大分半導体後工程工場における省エネルギー冷熱熱源システム

計画・設計・監理: 九州電力(株)
計画・設計・施工:(株)九電工
計画・設計・施工: 高砂熱学工業(株)

 本業績は、大分県内の半導体後工程工場(敷地面積約86,000m2)における新設棟(2007年4月竣工)の冷熱源システムを対象とするものである。インバータターボ冷凍機や統合型冷却塔の最新機器および高度な省エネルギー制御などを導入した他、既存棟(昭和50年代に建設)の冷熱源システムの効率改善をねらって新設棟と既存棟の冷熱源システムを融合させ、総合的なシステムCOPの向上を図っている。
本業績の主たる評価点は、以下のとおりである。

  1. インバータターボ冷凍機の機器COPの性能特性に基づく、統合型冷却塔による冷却水の低温化とインバータターボ冷凍機の負荷率制御によって大きなエネルギー消費量の低減を実現した。
  2. インバータによる冷却水の変流量制御(制御範囲30%~100%)を採用した。これによる省エネルギー効果として、定流量の場合と比較して夏季代表日積算値で冷却水ポンプ電力消費量60%の低減が、冬季代表日で同じく73%の低減が得られた。
  3. 統合型冷却塔のセル群の全体を運転し、すべてのファンをインバータ制御する方式を採用した。これによる省エネルギー効果として、台数制御の場合と比較して冬季代表日の1時間積算値で冷却塔ファン電力消費量20%の低減が得られた。
  4. 冷水・冷却水ポンプのモータには鉄心形状を最適化した高効率モータを採用し、冷却塔のファンにはギアードモータを採用するなど、効率の向上を図った。
  5. 新設棟と既存棟の冷熱源システムを融合し、一体的な運用を可能にした。まず、ランニングコスト低減のために既存棟冷熱源システムの氷蓄熱槽放熱を新設棟冷熱源システムでも利用できるようにした。次に、既存棟冷熱源システムの冷水供給方式(氷蓄熱槽から〔ブライン-水〕熱交換器を介して水蓄熱槽に冷水をいったん貯水し、冷水供給する方式)をやめ、新設棟冷熱源システムから既存棟へ冷水供給するように配管経路を変更することにより(開放系から密閉系への変更)、搬送動力の低減を図った。
  6. 新設棟と既存棟の冷熱源システムを制御コントローラやWeb監視システムで一元管理し、システム運用の改善に取り組んだ(継続中)。運転実績(2007年5月~2008年4月)において、システムCOPの最高値は11.22(2008年3月)を、年平均システムCOPは4.65を達成している。既存棟冷熱源システムの2006年度の年平均システムCOP(2.37)を基準とした場合、年間約1,200トン-CO2の二酸化炭素削減量が得られた。

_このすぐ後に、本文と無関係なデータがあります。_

int launch_round(sc_prover *p, const uint64_t *r_or_null, uint64_t *d_wide, bool publish_to_host, bool deferred) {
    if (p->res.active) {
        int rc_q = resident_quiesce(p);
        if (rc_q) return rc_q;
    }
    DeviceGate gate(p->device);
    if (p->streamed && p->round < 2 && !p->exhausted) {
        if (deferred) return sc_internal_fail(SC_ERR_BAD_ARG, "streamed tables: rounds 1 and 2 are not pipelined");
        return launch_round_streamed(p, r_or_null, d_wide, publish_to_host);
    }
    if (p->exhausted) return sc_internal_fail(SC_ERR_NOT_ACTIVE, "Prover is not active");
    if (p->deferred_pending) return sc_internal_fail(SC_ERR_BAD_ARG, "a pipelined round is waiting for its challenge");
    if (r_or_null && p->round == 0) return sc_internal_fail(SC_ERR_FIRST_ROUND_HAS_MSG, "first round should be prover first.");
    if (!r_or_null && p->round > 0 && !deferred) return sc_internal_fail(SC_ERR_MISSING_MSG, "verifier message is empty");
    if (p->round + 1 > p->nv) return sc_internal_fail(SC_ERR_NOT_ACTIVE, "Prover is not active");
    sch::Fr r = sch::zero();
    if (r_or_null) {
        std::memcpy(&r, r_or_null, 32);
        if (sch::geq_p(r)) return sc_internal_fail(SC_ERR_BAD_ARG, "challenge is not a canonical field element");
    }
    if (deferred) {
        const uint64_t np = 1ULL << (p->nv - (p->round + 1));
        if (!(np <= small_pairs_limit() && p->U <= (uint32_t)scd::kMaxSmallTables && p->K > 0)) return sc_internal_fail(SC_ERR_BAD_ARG, "only late rounds are pipelined");
    }
    HIP_TRY(hipSetDevice(p->device));
    if (!deferred) {
        int rc_t = collect_timing(p);
        if (rc_t) return rc_t;
    }
    if (p->r1_cached) {
        p->r1_cached = false;
        if (p->round == 0 && !r_or_null && !deferred && !d_wide && publish_to_host) {
            p->round = 1;
            p->seq += 1;
            p->sums_round = p->r1_keeps ? 1 : -1;
            p->timed = false;
            p->timing_pending = false;
            p->prod_timed = false;
            return SC_OK;
        }
    }
    bool bind = r_or_null != nullptr || deferred;
    if (r_or_null) p->randomness.push_back(r);
    p->round += 1;
    const uint64_t n_pairs = 1ULL << (p->nv - p->round);
    const FrHost rdev = to_dev(r);
    sch::Fr r32v = r;
    for (int d = 0; d < 5; ++d) r32v = sch::add(r32v, r32v);
    const FrHost r32 = to_dev(r32v);
    int scaled = 0;
    const uint64_t small_pairs = small_pairs_limit();
    const bool small_round = n_pairs <= small_pairs && p->K > 0 && (p->U <= (uint32_t)scd::kMaxSmallTables || p->d_cur_tables != nullptr);
#ifdef SC_EXPERIMENTS
    const bool tiled = !small_round && !p->any_generic && p->kernel_variant == 2;
#else
    const bool tiled = false;
    (void)tiled;
#endif
    scd::BindConst rc;
    std::memset(&rc, 0, sizeof(rc));
    if (bind && !small_round && p->kernel_variant == 3) make_bind_const(r, rc);
    int grid = scd::grid_for_pairs(n_pairs);
#ifdef SC_EXPERIMENTS
    if (tiled) grid = scd::grid_for_tiles(n_pairs);
#endif
    const bool timed = p->timing && !deferred;
    if (timed) HIP_TRY(hipEventRecord(p->ev0, p->stream));
    const FrHost *r_mail = nullptr;
    if (deferred) {
        p->sig_seq += 1;
        {
            SlowCallProbe pr("launch k_wait_challenge");
            HIP_TRY(scd::launch_wait_challenge(p->sig_dev, p->sig_seq, p->h_mail_dev + (p->sig_seq & 1u), p->d_mail + (p->sig_seq & 1u), p->stream));
        }
        r_mail = p->d_mail + (p->sig_seq & 1u);
        p->deferred_pending = true;
    }

    auto bind_table = [&](uint32_t u) -> hipError_t {
        Table &t = p->tabs[u];
        uint4 *dst = t.buf[t.next];
        hipError_t e = scd::launch_fix(t.cur, dst, rdev, 2 * n_pairs, p->stream);
        t.cur = dst;
        t.next ^= 1;
        return e;
    };

    const bool small = small_round;
    if (small) {
        TablePtrs tp;
        if (bind) {
            for (uint32_t u0 = 0; u0 < p->U; u0 += (uint32_t)scd::kMaxSmallTables) {
                const uint32_t cnt = std::min<uint32_t>(p->U - u0, (uint32_t)scd::kMaxSmallTables);
                std::memset(&tp, 0, sizeof(tp));
                for (uint32_t j = 0; j < cnt; ++j) {
                    Table &t = p->tabs[u0 + j];
                    tp.src[j] = t.cur;
                    tp.src_top[j] = t.cur_top;
                    tp.dst[j] = t.buf[t.next];
                }
                {
                    SlowCallProbe pr("launch k_fix_multi");
                    HIP_TRY(scd::launch_fix_multi(tp, (int)cnt, rdev, r_mail, 2 * n_pairs, p->stream));
                }
                for (uint32_t j = 0; j < cnt; ++j) {
                    Table &t = p->tabs[u0 + j];
                    t.cur = t.buf[t.next];
                    t.cur_top = nullptr;
                    t.next ^= 1;
                }
            }
        }
        SlowCallProbe pr_sum("launch k_sum_combos");
        scd::plan_hit(deferred ? scd::kPlanSmallPipelined : p->U > (uint32_t)scd::kMaxSmallTables ? scd::kPlanSmallPtrs : p->has_meta ? scd::kPlanSmallLaunched : scd::kPlanSmallCombosTable);
        if (p->U <= (uint32_t)scd::kMaxSmallTables) {
            std::memset(&tp, 0, sizeof(tp));
            for (uint32_t u = 0; u < p->U; ++u) tp.src[u] = p->tabs[u].cur;
            if (p->has_meta) HIP_TRY(scd::launch_sum_combos_meta(tp, p->meta, p->n_combos, n_pairs, p->d_partials, grid, p->stream));
            else HIP_TRY(scd::launch_sum_combos(tp, p->d_combos, p->n_combos, p->d_slot_table, p->d_slot_exp, n_pairs, p->d_partials, grid, p->stream));
        } else {
            for (uint32_t u = 0; u < p->U; ++u) p->h_cur_tables[u] = p->tabs[u].cur;
            HIP_TRY(hipMemcpyAsync(p->d_cur_tables, p->h_cur_tables, p->U * sizeof(void *), hipMemcpyHostToDevice, p->stream));
            HIP_TRY(scd::launch_sum_combos_ptrs(p->d_cur_tables, p->d_combos, p->n_combos, p->d_slot_table, p->d_slot_exp, n_pairs, p->d_partials, grid, p->stream));
        }
        scaled = 1;
        bind = false;
    }
    if (bind && p->any_generic) {
        scd::plan_hit(scd::kPlanBigBindPass);
        for (uint32_t u0 = 0; u0 < p->U; u0 += (uint32_t)scd::kMaxSmallTables) {
            const uint32_t cnt = std::min<uint32_t>(p->U - u0, (uint32_t)scd::kMaxSmallTables);
            TablePtrs tp;
            std::memset(&tp, 0, sizeof(tp));
            for (uint32_t j = 0; j < cnt; ++j) {
                Table &t = p->tabs[u0 + j];
                tp.src[j] = t.cur;
                tp.src_top[j] = t.cur_top;
                tp.dst[j] = t.buf[t.next];
            }
            HIP_TRY(scd::launch_fix_multi(tp, (int)cnt, rdev, nullptr, 2 * n_pairs, p->stream));
            for (uint32_t j = 0; j < cnt; ++j) {
                Table &t = p->tabs[u0 + j];
                t.cur = t.buf[t.next];
                t.cur_top = nullptr;
                t.next ^= 1;
            }
        }
        bind = false;
    }
    std::vector<uint8_t> bound(p->U, 0);
    bool ptrs_uploaded = false;
    bool finalized = false;
    bool skip1 = false;
    const bool merged = !small && p->merge_rounds && !p->any_generic;
    if (merged) {
        grid = std::min(grid, scd::kRoundTreeGrid);
        bool split = !p->fused_finalize;
        int split_grid = n_pairs >= (1ULL << 21) ? 1024 : n_pairs >= (1ULL << 20) ? 768 : n_pairs >= (1ULL << 18) ? 384 : n_pairs >= (1ULL << 17) ? 256 : 192;
#ifdef SC_EXPERIMENTS
        static const bool split_off = std::getenv("SC_SPLIT") && std::atoi(std::getenv("SC_SPLIT")) == 0;
        static const int split_cap = std::getenv("SC_SPLIT_GRID") ? std::atoi(std::getenv("SC_SPLIT_GRID")) : 0;
        if (split_off) split = false;
        if (split_cap > 0) split_grid = split_cap;
#endif
#ifndef SC_NO_KGRID
        if (p->K < 4 && n_pairs < (1ULL << 21)) split_grid = std::min(scd::kMaxGrid, split_grid * 4 / (int)p->K);
        else if (p->K == 1) split_grid = std::min(split_grid, scd::kRoundTreeGrid);
#else
        if (p->K == 1) split_grid = std::min(split_grid, scd::kRoundTreeGrid);
#endif
        if (split) grid = std::min(scd::grid_for_pairs(n_pairs), split_grid);
        skip1 = bind && split && p->sums_round == (int64_t)p->round - 1 && skip1_enabled() &&
                scd::finalize_keeps_sums((int)p->K, (int)p->D, grid, !p->h_finprods.empty(), fin_mb_enabled());
        scd::RoundArgs ra;
        std::memset(&ra, 0, sizeof(ra));
        ra.n_prod = (int)p->K;
        std::vector<const uint4 *> old_src(p->U);
        std::vector<const int32_t *> old_top(p->U);
        for (uint32_t u = 0; u < p->U; ++u) {
            old_src[u] = p->tabs[u].cur;
            old_top[u] = p->tabs[u].cur_top;
        }
        for (uint32_t k = 0; k < p->K; ++k) {
            const Product &pr = p->prods[k];
            scd::TreeProd &tp = ra.prod[k];
            tp.M = pr.M;
            tp.partial_off = pr.partial_off;
            int f = 0;
            for (size_t s = 0; s < pr.tables.size(); ++s) {
                const uint32_t u = pr.tables[s];
                Table &t = p->tabs[u];
                for (uint32_t rep = 0; rep < pr.exps[s]; ++rep, ++f) {
                    scd::Slot &sl = tp.slot[f];
                    sl.exp = 1;
                    sl.src = old_src[u];
                    sl.src_top = old_top[u];
                    if (!bind) {
                        sl.mode = 0;
                    } else if (!bound[u]) {
                        sl.mode = 1;
                        sl.dst = t.buf[t.next];
                        sl.dst_top = p->use_f29 ? t.buf_top[t.next] : nullptr;
                        t.cur = t.buf[t.next];
                        t.cur_top = sl.dst_top;
                        t.next ^= 1;
                        bound[u] = 1;
                    } else {
                        sl.mode = 3;
                        sl.dst_top = p->use_f29 ? t.buf_top[0] : nullptr;
                    }
                }
            }
        }
        p->seq += 1;
        ra.fin.enabled = p->fused_finalize ? 1 : 0;
        ra.fin.D = (int)p->D;
        for (uint32_t k = 0; k < p->K; ++k) ra.fin.w_off[k] = p->h_finprods[k].w_off;
        ra.fin.Wm = reinterpret_cast<const uint4 *>(p->d_W);
        ra.fin.partials2 = reinterpret_cast<uint4 *>(p->d_partials2);
        ra.fin.counters = p->d_fin_counters;
        ra.fin.out = reinterpret_cast<uint4 *>(p->d_out);
        ra.fin.out_wide = d_wide;
        ra.fin.h_out = publish_to_host ? reinterpret_cast<uint4 *>(p->h_out_dev) : nullptr;
        ra.fin.h_flag = publish_to_host ? p->h_flag_dev : nullptr;
        ra.fin.seq = p->seq;
        if (p->timing) HIP_TRY(hipEventRecord(p->prod_ev[0], p->stream));
        if (bind) scd::plan_hit(p->use_f29 ? scd::kPlanBigF29Store : scd::kPlanBigCanonicalStore);
        HIP_TRY(scd::launch_round_tree(ra, rc, n_pairs, p->d_partials, grid, p->stream, split, skip1));
        if (p->timing) HIP_TRY(hipEventRecord(p->prod_ev[1], p->stream));
        scaled = 1;
        if (p->fused_finalize) finalized = true;
        else p->seq -= 1;
    }
    for (uint32_t k = 0; k < p->K && !small && !merged; ++k) {
        const Product &pr = p->prods[k];
        FrHost *partials = p->d_partials + pr.partial_off;
        if (p->timing) HIP_TRY(hipEventRecord(p->prod_ev[2 * k], p->stream));
        if (pr.fused && p->kernel_variant == 3 && (pr.M <= 4 || p->wide_tree)) {
            ProdArgs a;
            std::memset(&a, 0, sizeof(a));
            a.n_slots = (int)pr.M;
            int f = 0;
            for (size_t s = 0; s < pr.tables.size(); ++s) {
                Table &t = p->tabs[pr.tables[s]];
                const uint4 *old_src = t.cur;
                const int32_t *old_top = t.cur_top;
                bool stored_here = false;
                for (uint32_t rep = 0; rep < pr.exps[s]; ++rep, ++f) {
                    a.slot[f].exp = 1;
                    if (bind && !bound[pr.tables[s]]) {
                        a.slot[f].mode = 1;
                        a.slot[f].src = old_src;
                        a.slot[f].src_top = old_top;
                        a.slot[f].dst = t.buf[t.next];
                        a.slot[f].dst_top = p->use_f29 ? t.buf_top[t.next] : nullptr;
                        t.cur = t.buf[t.next];
                        t.cur_top = a.slot[f].dst_top;
                        t.next ^= 1;
                        bound[pr.tables[s]] = 1;
                        stored_here = true;
                    } else if (stored_here) {
                        a.slot[f].mode = 3;
                        a.slot[f].src = old_src;
                        a.slot[f].src_top = old_top;
                        a.slot[f].dst = nullptr;
                        a.slot[f].dst_top = p->use_f29 ? t.buf_top[0] : nullptr;
                    } else {
                        a.slot[f].mode = 0;
                        a.slot[f].src = t.cur;
                        a.slot[f].src_top = t.cur_top;
                        a.slot[f].dst = nullptr;
                    }
                }
            }
            scd::plan_hit(pr.M <= 4 ? scd::kPlanBigPerProductTree : scd::kPlanBigWide);
            if (bind) scd::plan_hit(p->use_f29 ? scd::kPlanBigF29Store : scd::kPlanBigCanonicalStore);
            HIP_TRY(scd::launch_prod_tree((int)pr.M, a, rc, n_pairs, partials, grid, p->stream));
            scaled = 1;
        } else if (pr.fused) {
            ProdArgs a;
            std::memset(&a, 0, sizeof(a));
            a.n_slots = (int)pr.tables.size();
            for (size_t s = 0; s < pr.tables.size(); ++s) {
                Table &t = p->tabs[pr.tables[s]];
                a.slot[s].exp = pr.exps[s];
                if (bind && !bound[pr.tables[s]]) {
                    a.slot[s].mode = 1;
                    a.slot[s].src = t.cur;
                    a.slot[s].dst = t.buf[t.next];
                    t.cur = t.buf[t.next];
                    t.next ^= 1;
                    bound[pr.tables[s]] = 1;
                } else {
                    a.slot[s].mode = 0;
                    a.slot[s].src = t.cur;
                    a.slot[s].dst = nullptr;
                }
            }
#ifdef SC_EXPERIMENTS
            if (tiled) {
                HIP_TRY(scd::launch_round_tile((int)pr.M, a, r32, n_pairs, partials, grid, p->stream));
                scaled = 1;
            } else if (!p->use_fe) {
                HIP_TRY(scd::launch_prod_round((int)pr.M, a, rdev, n_pairs, partials, grid, p->stream));
            } else
#endif
            {
                scd::plan_hit(scd::kPlanBigNodeByNode);
                HIP_TRY(scd::launch_prod_round_fe((int)pr.M, a, r32, n_pairs, partials, grid, p->stream));
                scaled = 1;
            }
        } else if (pr.M <= (uint32_t)scd::kMaxWideM && p->wide_tree && p->kernel_variant == 3) {
            scd::WideArgs16 a;
            std::memset(&a, 0, sizeof(a));
            const std::vector<uint32_t> &factors = p->prod_indices[k];
            a.n_slots = (int)factors.size();
            for (size_t f = 0; f < factors.size(); ++f) {
                const Table &t = p->tabs[factors[f]];
                a.slot[f].mode = 0;
                a.slot[f].exp = 1;
                a.slot[f].src = t.cur;
                a.slot[f].src_top = t.cur_top;
            }
            sch::Fr comp = sch::kOne;
            for (uint32_t dbl = 0; dbl < 5 * (pr.M - 1); ++dbl) comp = sch::add(comp, comp);
            scd::plan_hit(scd::kPlanBigWide16);
            HIP_TRY(scd::launch_prod_tree_wide16((int)pr.M, a, to_dev(comp), n_pairs, partials, grid, p->stream));
        } else {
            if (!ptrs_uploaded) {
                for (uint32_t u = 0; u < p->U; ++u) p->h_cur_tables[u] = p->tabs[u].cur;
                HIP_TRY(hipMemcpyAsync(p->d_cur_tables, p->h_cur_tables, p->U * sizeof(void *), hipMemcpyHostToDevice, p->stream));
                ptrs_uploaded = true;
            }
            scd::plan_hit(scd::kPlanBigGeneric);
            HIP_TRY(scd::launch_sum_generic(p->d_cur_tables, p->d_slot_table + pr.slot_off, p->d_slot_exp + pr.slot_off,
                                            (int)pr.tables.size(), (int)pr.M, n_pairs, partials, grid, p->stream));
        }
        if (p->timing) HIP_TRY(hipEventRecord(p->prod_ev[2 * k + 1], p->stream));
    }
    if (bind) {
        for (uint32_t u = 0; u < p->U; ++u)
            if (!bound[u]) HIP_TRY(bind_table(u));
    }
    if (!finalized) {
    p->seq += 1;
    const bool keeps = scd::finalize_keeps_sums((int)p->K, (int)p->D, grid, !p->h_finprods.empty(), fin_mb_enabled());
    scd::ClaimArgs ca;
    std::memset(&ca, 0, sizeof(ca));
    if (skip1) {
        ca.skip1 = 1;
        ca.prev = reinterpret_cast<const uint4 *>(p->d_sums[(p->round - 1) & 1]);
        bool done[5] = {false, false, false, false, false};
        for (uint32_t k = 0; k < p->K; ++k) {
            const uint32_t M = p->prods[k].M;
            if (done[M]) continue;
            done[M] = true;
            sch::Fr lam[5];
            claim_weights(M, r, lam);
            for (uint32_t s2 = 0; s2 <= M; ++s2) ca.lam[scd::claim_off((int)M) + (int)s2] = to_dev(lam[s2]);
        }
    }
    SlowCallProbe pr_fin("launch k_finalize");
    HIP_TRY(scd::launch_finalize(p->d_finprods, p->h_finprods.empty() ? nullptr : p->h_finprods.data(), p->d_W, (int)p->K, (int)p->D, grid, p->d_partials,
                                 keeps ? p->d_sums[p->round & 1] : p->d_scratch, p->d_out, d_wide,
                                 publish_to_host ? p->h_out_dev : nullptr, publish_to_host ? p->h_flag_dev : nullptr,
                                 (p->wide_tagged && d_wide) ? p->wide_gen : p->seq,
                                 scaled | ((p->wide_tagged && d_wide) ? 2 : 0), fin_mb_enabled() ? p->d_fin_mb_counter : nullptr, p->stream, skip1 ? &ca : nullptr));
    p->sums_round = keeps && merged ? (int64_t)p->round : -1;
    }
    if (timed) HIP_TRY(hipEventRecord(p->ev1, p->stream));
    if (!deferred) {
        p->timed = timed;
        p->timing_pending = timed;
        p->prod_timed = timed && !small;
        p->prod_merged = merged;
        p->timed_round = p->round;
    }
    return SC_OK;
}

 本業績は、半導体後工程工場の冷熱源システムの新設において、インバータターボ冷凍機や統合型冷却塔といった最新機器の導入、冷却水変流量制御や冷却塔ファンインバータ制御といった制御上の工夫、冷水・冷却水ポンプの高効率モータや冷却塔ファンのギアードモータの採用に加え、既存棟の冷熱源システムの効率改善をねらって新設棟と既存棟の冷熱源システムを系統的に一体化させ、総合的なシステムCOPの向上を実現したものである。

 よって、本業績は空気調和・衛生工学会振興賞技術振興賞に値するものと認める。